**Exercise details:**
Given the material below, return only the lines starting at the line with "static_assert(QW * (TH" and ending at the line with "static_assert(!GRP || (FLAGS", exactly as they appear.

**Data for analysis:**

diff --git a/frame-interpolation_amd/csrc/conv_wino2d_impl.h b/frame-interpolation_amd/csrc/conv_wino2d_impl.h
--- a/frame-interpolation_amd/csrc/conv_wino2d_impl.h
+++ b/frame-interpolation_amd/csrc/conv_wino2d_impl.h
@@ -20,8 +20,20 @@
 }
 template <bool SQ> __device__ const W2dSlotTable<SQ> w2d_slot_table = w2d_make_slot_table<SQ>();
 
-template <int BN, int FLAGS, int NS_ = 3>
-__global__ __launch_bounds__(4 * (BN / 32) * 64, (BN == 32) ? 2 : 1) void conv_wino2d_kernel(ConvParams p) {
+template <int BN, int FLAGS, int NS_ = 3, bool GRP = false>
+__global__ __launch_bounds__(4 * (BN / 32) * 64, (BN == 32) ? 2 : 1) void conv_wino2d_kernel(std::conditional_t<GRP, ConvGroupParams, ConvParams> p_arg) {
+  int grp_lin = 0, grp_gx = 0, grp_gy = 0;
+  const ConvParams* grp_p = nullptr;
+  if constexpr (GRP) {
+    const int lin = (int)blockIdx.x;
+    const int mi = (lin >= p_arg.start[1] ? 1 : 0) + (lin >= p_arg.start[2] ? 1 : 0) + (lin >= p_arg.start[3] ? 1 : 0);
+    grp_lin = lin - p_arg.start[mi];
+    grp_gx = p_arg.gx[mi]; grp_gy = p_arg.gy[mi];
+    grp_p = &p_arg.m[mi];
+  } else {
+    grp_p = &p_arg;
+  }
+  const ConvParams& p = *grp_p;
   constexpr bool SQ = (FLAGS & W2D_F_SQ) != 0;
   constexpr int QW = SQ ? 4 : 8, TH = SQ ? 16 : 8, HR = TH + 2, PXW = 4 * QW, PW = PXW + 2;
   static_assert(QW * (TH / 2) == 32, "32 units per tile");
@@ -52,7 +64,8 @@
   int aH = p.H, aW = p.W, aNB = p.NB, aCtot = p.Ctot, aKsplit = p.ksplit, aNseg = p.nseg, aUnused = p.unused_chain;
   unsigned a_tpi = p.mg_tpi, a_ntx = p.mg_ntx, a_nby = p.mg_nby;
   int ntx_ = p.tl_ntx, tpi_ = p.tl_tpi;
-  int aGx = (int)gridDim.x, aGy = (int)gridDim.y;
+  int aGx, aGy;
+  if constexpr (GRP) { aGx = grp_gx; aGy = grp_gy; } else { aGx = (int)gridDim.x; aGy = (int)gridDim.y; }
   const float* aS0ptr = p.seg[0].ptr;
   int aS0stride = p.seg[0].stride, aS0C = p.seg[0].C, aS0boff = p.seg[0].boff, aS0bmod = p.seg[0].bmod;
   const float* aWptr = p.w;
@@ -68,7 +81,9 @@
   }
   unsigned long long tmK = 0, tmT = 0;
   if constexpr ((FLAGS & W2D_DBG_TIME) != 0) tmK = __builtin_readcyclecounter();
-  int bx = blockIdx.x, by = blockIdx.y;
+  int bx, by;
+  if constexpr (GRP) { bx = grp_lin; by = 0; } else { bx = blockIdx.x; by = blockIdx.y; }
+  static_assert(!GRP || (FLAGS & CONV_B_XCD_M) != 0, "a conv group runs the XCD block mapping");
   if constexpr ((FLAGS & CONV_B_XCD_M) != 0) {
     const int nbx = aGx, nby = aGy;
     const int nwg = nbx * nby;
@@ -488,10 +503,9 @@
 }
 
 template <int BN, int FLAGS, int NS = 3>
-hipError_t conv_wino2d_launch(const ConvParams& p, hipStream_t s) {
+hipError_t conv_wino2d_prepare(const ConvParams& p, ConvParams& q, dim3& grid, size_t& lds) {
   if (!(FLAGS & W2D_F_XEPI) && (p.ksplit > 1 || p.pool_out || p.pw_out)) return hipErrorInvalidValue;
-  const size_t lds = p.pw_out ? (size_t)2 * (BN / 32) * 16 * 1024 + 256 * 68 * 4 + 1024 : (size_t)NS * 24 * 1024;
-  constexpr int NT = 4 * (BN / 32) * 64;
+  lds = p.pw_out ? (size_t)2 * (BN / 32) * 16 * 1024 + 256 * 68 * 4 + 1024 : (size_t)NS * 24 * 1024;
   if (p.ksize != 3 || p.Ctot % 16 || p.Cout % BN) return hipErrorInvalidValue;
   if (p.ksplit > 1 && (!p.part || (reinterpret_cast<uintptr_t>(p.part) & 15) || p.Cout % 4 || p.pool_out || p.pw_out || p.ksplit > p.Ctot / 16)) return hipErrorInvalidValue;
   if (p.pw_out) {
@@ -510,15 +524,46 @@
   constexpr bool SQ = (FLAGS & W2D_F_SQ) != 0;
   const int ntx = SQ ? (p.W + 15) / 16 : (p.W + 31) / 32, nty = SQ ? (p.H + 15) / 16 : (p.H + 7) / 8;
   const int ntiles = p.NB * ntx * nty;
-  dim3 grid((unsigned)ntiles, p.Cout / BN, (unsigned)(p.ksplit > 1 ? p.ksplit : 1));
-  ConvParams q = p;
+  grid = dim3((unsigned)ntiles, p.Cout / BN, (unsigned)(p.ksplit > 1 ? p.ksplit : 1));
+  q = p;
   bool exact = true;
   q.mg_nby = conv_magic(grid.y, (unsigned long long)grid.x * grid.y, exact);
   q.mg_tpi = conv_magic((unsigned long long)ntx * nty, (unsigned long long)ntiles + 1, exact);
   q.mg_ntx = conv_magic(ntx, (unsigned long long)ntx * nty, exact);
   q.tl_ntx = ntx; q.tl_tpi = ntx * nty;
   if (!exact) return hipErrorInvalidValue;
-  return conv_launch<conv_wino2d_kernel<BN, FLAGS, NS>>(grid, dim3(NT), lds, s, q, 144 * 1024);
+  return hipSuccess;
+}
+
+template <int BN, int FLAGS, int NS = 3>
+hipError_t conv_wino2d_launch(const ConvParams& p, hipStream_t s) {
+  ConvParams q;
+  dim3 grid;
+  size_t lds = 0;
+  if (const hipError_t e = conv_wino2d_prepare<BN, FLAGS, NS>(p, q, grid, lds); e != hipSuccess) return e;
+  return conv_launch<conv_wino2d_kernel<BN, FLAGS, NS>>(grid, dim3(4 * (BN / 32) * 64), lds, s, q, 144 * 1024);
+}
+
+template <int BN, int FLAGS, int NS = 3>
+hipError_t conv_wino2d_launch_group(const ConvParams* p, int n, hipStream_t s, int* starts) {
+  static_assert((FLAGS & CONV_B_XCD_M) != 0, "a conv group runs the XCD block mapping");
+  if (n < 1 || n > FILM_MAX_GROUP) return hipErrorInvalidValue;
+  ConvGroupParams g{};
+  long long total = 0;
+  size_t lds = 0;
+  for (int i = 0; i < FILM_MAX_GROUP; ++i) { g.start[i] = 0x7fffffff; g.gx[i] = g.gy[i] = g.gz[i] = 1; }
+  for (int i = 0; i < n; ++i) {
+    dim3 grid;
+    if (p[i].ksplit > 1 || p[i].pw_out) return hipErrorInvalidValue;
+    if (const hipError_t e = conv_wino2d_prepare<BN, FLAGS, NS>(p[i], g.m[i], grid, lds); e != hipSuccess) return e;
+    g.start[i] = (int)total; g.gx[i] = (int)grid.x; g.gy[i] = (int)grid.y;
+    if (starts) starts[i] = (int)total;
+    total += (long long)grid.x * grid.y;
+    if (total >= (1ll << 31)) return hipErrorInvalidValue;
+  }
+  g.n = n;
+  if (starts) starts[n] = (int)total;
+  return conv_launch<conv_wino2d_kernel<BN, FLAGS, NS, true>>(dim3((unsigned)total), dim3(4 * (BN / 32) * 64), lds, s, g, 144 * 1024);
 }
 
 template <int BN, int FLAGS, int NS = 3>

...

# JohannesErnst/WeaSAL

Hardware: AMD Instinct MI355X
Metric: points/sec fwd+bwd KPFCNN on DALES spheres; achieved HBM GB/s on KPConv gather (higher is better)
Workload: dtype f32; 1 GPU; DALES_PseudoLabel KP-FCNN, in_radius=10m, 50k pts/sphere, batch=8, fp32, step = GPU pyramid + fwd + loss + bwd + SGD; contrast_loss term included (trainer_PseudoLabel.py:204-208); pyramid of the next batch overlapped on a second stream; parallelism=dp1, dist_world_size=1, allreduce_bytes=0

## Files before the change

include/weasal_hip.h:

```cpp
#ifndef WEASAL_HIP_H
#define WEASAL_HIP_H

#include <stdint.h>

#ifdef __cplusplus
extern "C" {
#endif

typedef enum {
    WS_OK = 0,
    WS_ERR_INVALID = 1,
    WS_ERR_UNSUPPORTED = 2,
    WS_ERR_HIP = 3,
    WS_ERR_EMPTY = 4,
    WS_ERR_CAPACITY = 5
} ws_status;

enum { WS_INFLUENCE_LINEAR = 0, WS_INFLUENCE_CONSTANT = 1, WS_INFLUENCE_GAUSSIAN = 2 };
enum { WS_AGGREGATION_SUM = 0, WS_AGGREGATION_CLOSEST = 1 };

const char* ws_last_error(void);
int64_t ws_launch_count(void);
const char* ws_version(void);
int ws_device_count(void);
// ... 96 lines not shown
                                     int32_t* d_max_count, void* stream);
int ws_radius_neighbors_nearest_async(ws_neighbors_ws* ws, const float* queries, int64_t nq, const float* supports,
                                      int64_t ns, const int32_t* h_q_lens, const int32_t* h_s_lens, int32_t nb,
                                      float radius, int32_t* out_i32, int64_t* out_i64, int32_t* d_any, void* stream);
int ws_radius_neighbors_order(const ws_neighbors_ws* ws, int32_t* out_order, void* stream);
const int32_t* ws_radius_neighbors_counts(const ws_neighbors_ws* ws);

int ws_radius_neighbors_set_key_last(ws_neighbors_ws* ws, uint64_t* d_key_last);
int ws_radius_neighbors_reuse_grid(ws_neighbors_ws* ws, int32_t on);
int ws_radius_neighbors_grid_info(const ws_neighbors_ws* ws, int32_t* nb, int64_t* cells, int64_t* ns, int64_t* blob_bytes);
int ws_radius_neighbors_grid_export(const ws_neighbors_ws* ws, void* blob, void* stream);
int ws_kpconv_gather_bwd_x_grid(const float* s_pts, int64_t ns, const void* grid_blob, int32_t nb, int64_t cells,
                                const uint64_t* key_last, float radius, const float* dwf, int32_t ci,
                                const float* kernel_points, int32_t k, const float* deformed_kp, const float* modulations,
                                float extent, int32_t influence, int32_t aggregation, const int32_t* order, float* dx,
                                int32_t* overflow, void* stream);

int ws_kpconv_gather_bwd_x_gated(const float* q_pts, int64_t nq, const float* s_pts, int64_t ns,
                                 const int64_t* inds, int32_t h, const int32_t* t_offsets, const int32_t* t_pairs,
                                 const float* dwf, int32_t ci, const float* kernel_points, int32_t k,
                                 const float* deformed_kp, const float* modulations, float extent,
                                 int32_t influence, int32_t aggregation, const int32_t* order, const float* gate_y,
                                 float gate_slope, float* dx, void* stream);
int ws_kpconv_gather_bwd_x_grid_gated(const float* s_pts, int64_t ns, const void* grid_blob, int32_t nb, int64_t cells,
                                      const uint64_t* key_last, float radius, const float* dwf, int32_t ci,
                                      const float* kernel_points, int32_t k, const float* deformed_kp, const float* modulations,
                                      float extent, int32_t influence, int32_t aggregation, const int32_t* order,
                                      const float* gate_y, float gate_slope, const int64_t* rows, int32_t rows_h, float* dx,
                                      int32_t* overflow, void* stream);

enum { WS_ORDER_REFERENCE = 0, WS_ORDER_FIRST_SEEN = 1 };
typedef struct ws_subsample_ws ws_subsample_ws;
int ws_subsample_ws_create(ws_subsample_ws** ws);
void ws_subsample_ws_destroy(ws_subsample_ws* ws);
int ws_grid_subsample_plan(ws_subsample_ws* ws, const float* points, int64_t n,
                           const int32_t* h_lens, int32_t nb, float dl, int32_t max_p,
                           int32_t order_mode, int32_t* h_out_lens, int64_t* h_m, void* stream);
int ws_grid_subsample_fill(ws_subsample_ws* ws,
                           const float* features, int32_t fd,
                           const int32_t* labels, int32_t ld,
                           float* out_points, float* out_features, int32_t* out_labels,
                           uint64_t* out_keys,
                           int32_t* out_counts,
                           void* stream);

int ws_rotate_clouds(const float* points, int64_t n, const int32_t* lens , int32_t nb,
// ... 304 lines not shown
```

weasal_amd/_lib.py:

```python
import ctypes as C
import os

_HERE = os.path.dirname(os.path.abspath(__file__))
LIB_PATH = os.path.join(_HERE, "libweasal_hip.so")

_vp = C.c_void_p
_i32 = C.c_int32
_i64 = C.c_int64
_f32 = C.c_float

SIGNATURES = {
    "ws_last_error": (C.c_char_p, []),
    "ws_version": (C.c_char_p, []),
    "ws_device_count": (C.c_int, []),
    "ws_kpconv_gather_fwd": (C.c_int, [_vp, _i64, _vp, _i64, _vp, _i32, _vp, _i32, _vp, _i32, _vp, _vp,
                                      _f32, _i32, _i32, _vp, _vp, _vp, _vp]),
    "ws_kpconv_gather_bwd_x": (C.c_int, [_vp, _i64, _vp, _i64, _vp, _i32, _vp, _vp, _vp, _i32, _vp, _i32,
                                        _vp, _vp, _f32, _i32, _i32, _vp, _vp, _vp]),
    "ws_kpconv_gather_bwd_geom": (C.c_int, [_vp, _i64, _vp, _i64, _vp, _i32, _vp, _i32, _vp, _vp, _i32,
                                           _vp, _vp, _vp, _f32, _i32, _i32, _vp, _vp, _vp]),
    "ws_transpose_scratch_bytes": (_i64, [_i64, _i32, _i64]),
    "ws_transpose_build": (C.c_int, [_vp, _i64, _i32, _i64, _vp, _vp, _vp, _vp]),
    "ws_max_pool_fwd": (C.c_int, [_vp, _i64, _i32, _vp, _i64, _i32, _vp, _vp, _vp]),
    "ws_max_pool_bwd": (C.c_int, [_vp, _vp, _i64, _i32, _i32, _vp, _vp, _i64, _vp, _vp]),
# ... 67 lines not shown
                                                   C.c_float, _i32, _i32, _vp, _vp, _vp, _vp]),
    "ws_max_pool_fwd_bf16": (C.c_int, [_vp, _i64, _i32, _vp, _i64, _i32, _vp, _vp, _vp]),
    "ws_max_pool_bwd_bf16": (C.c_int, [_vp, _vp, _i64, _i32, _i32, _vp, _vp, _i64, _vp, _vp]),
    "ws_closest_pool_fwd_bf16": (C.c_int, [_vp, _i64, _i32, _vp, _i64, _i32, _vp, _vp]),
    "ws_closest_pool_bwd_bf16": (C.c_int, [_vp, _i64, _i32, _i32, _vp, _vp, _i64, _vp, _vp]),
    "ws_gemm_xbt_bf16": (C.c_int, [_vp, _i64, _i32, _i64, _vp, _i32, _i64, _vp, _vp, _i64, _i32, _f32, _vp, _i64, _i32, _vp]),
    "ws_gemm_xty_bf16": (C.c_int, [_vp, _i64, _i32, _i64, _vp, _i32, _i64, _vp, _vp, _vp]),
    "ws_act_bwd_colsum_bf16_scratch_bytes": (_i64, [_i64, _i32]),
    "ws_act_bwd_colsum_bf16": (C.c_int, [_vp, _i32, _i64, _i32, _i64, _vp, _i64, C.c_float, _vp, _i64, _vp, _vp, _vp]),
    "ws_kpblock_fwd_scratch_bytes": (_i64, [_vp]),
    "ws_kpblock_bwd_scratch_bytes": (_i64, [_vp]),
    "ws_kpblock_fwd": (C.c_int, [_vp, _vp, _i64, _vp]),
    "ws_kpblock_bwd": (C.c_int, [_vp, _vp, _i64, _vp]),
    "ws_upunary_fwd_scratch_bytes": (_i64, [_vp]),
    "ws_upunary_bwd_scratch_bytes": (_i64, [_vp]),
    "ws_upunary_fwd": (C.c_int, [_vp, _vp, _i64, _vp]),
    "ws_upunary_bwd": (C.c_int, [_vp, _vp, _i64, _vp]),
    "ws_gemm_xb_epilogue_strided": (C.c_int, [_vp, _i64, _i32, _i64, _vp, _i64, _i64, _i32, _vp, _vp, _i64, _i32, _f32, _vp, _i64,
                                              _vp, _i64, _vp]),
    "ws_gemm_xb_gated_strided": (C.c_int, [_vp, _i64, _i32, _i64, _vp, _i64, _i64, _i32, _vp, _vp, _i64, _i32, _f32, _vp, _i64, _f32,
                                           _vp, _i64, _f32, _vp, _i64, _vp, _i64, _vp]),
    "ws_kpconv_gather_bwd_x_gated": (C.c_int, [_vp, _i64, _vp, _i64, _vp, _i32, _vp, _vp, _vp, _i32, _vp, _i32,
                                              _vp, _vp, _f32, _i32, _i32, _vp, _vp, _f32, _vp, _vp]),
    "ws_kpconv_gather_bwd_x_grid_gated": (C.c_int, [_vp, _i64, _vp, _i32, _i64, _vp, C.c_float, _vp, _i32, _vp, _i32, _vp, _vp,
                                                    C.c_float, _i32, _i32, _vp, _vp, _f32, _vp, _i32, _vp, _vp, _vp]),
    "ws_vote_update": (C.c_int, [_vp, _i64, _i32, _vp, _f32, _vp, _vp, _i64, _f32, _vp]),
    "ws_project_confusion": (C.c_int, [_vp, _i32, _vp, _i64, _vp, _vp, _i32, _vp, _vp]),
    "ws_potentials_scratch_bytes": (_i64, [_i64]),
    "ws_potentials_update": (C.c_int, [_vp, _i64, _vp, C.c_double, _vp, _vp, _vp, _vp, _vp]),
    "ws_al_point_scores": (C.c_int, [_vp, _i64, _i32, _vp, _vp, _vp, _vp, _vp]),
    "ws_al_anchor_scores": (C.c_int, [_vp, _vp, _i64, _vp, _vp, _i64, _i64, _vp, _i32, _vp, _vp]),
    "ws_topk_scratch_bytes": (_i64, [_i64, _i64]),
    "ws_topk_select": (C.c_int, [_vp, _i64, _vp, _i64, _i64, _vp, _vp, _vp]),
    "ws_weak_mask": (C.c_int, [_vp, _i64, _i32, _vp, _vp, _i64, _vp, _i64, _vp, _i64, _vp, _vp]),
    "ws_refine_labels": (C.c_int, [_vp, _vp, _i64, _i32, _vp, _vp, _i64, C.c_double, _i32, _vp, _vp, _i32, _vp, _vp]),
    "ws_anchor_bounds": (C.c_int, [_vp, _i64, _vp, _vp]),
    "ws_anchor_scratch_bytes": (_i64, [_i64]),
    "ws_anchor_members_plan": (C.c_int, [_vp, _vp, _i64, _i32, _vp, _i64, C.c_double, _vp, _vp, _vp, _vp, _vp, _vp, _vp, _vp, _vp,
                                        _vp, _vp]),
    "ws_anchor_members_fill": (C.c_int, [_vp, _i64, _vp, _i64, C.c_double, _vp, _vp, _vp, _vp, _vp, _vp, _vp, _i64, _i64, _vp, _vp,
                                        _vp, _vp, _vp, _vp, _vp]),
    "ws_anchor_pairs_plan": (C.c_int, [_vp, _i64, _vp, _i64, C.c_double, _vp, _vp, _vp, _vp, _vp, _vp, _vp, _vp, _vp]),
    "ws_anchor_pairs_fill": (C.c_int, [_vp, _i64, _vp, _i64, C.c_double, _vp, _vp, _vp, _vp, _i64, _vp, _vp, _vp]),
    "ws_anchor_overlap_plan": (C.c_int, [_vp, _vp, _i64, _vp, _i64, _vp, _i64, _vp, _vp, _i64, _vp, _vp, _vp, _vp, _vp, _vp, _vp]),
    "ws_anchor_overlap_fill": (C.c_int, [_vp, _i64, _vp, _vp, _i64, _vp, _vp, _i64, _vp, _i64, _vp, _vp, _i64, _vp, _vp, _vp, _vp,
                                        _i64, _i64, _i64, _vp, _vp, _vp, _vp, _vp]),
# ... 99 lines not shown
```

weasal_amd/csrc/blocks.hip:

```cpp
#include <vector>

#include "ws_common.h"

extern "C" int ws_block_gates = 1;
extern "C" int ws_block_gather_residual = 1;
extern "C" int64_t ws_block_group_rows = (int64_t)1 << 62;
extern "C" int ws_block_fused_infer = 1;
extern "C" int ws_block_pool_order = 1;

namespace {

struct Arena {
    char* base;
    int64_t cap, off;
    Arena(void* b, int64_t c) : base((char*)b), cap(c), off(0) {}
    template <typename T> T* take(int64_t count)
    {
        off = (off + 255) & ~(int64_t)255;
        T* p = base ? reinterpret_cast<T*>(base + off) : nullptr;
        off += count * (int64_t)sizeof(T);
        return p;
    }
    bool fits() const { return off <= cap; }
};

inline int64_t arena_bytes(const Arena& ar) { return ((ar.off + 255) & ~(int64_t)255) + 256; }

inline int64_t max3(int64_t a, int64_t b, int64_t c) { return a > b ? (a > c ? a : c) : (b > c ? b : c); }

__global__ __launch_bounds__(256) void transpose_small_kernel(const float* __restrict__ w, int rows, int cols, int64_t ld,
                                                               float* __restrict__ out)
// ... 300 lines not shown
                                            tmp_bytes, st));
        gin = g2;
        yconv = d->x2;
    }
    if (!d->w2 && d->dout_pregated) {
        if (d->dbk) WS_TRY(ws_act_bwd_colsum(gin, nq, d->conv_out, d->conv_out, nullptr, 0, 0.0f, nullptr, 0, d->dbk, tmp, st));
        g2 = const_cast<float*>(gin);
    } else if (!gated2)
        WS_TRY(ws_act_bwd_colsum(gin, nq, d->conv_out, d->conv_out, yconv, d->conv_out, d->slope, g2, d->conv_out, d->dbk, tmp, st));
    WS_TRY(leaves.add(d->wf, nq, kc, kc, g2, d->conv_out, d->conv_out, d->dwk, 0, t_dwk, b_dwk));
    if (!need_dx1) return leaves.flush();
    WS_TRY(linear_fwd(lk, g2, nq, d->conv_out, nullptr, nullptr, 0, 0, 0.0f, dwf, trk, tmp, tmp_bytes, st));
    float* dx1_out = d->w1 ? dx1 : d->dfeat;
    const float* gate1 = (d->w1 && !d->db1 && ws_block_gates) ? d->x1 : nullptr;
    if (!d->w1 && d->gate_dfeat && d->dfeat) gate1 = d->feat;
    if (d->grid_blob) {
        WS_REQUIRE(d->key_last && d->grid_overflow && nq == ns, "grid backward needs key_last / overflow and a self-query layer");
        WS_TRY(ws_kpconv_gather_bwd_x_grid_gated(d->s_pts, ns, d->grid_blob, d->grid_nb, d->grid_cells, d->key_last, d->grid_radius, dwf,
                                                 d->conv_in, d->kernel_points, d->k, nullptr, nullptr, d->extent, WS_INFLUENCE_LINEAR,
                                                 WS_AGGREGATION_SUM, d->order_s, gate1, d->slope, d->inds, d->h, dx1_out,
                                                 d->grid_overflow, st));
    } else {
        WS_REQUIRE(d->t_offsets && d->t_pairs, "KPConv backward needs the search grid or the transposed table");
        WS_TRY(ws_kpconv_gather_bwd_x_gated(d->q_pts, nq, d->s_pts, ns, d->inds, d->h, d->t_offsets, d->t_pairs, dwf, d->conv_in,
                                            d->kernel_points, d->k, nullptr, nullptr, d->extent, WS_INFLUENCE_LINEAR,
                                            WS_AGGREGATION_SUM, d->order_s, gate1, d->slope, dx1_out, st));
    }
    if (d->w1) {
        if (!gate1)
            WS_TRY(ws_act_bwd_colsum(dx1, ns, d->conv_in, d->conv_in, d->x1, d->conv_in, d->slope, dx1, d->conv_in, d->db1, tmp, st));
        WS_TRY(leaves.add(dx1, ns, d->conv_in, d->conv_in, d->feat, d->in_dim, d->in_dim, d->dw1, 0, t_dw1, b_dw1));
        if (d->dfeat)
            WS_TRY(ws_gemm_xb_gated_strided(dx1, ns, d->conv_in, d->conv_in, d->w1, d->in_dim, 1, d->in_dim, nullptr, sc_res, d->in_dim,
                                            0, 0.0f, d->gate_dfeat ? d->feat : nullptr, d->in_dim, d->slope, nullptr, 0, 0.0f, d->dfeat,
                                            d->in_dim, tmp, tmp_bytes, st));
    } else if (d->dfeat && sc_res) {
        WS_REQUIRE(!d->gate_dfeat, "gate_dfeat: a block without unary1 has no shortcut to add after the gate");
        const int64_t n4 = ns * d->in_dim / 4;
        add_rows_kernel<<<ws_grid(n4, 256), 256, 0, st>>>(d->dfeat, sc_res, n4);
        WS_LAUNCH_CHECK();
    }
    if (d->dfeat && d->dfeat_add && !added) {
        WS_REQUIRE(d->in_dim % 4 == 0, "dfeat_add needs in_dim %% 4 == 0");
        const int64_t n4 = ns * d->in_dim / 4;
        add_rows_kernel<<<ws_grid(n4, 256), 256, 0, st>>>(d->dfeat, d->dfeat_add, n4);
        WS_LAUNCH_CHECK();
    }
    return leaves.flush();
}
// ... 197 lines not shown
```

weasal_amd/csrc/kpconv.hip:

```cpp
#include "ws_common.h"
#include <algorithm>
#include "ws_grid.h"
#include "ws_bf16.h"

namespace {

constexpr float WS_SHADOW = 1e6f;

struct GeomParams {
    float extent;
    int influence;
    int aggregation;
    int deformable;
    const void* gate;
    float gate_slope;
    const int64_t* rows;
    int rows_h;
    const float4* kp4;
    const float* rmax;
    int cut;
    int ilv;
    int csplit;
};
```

**Task result:**
   static_assert(QW * (TH / 2) == 32, "32 units per tile");
@@ -52,7 +64,8 @@
   int aH = p.H, aW = p.W, aNB = p.NB, aCtot = p.Ctot, aKsplit = p.ksplit, aNseg = p.nseg, aUnused = p.unused_chain;
   unsigned a_tpi = p.mg_tpi, a_ntx = p.mg_ntx, a_nby = p.mg_nby;
   int ntx_ = p.tl_ntx, tpi_ = p.tl_tpi;
-  int aGx = (int)gridDim.x, aGy = (int)gridDim.y;
+  int aGx, aGy;
+  if constexpr (GRP) { aGx = grp_gx; aGy = grp_gy; } else { aGx = (int)gridDim.x; aGy = (int)gridDim.y; }
   const float* aS0ptr = p.seg[0].ptr;
   int aS0stride = p.seg[0].stride, aS0C = p.seg[0].C, aS0boff = p.seg[0].boff, aS0bmod = p.seg[0].bmod;
   const float* aWptr = p.w;
@@ -68,7 +81,9 @@
   }
   unsigned long long tmK = 0, tmT = 0;
   if constexpr ((FLAGS & W2D_DBG_TIME) != 0) tmK = __builtin_readcyclecounter();
-  int bx = blockIdx.x, by = blockIdx.y;
+  int bx, by;
+  if constexpr (GRP) { bx = grp_lin; by = 0; } else { bx = blockIdx.x; by = blockIdx.y; }
+  static_assert(!GRP || (FLAGS & CONV_B_XCD_M) != 0, "a conv group runs the XCD block mapping");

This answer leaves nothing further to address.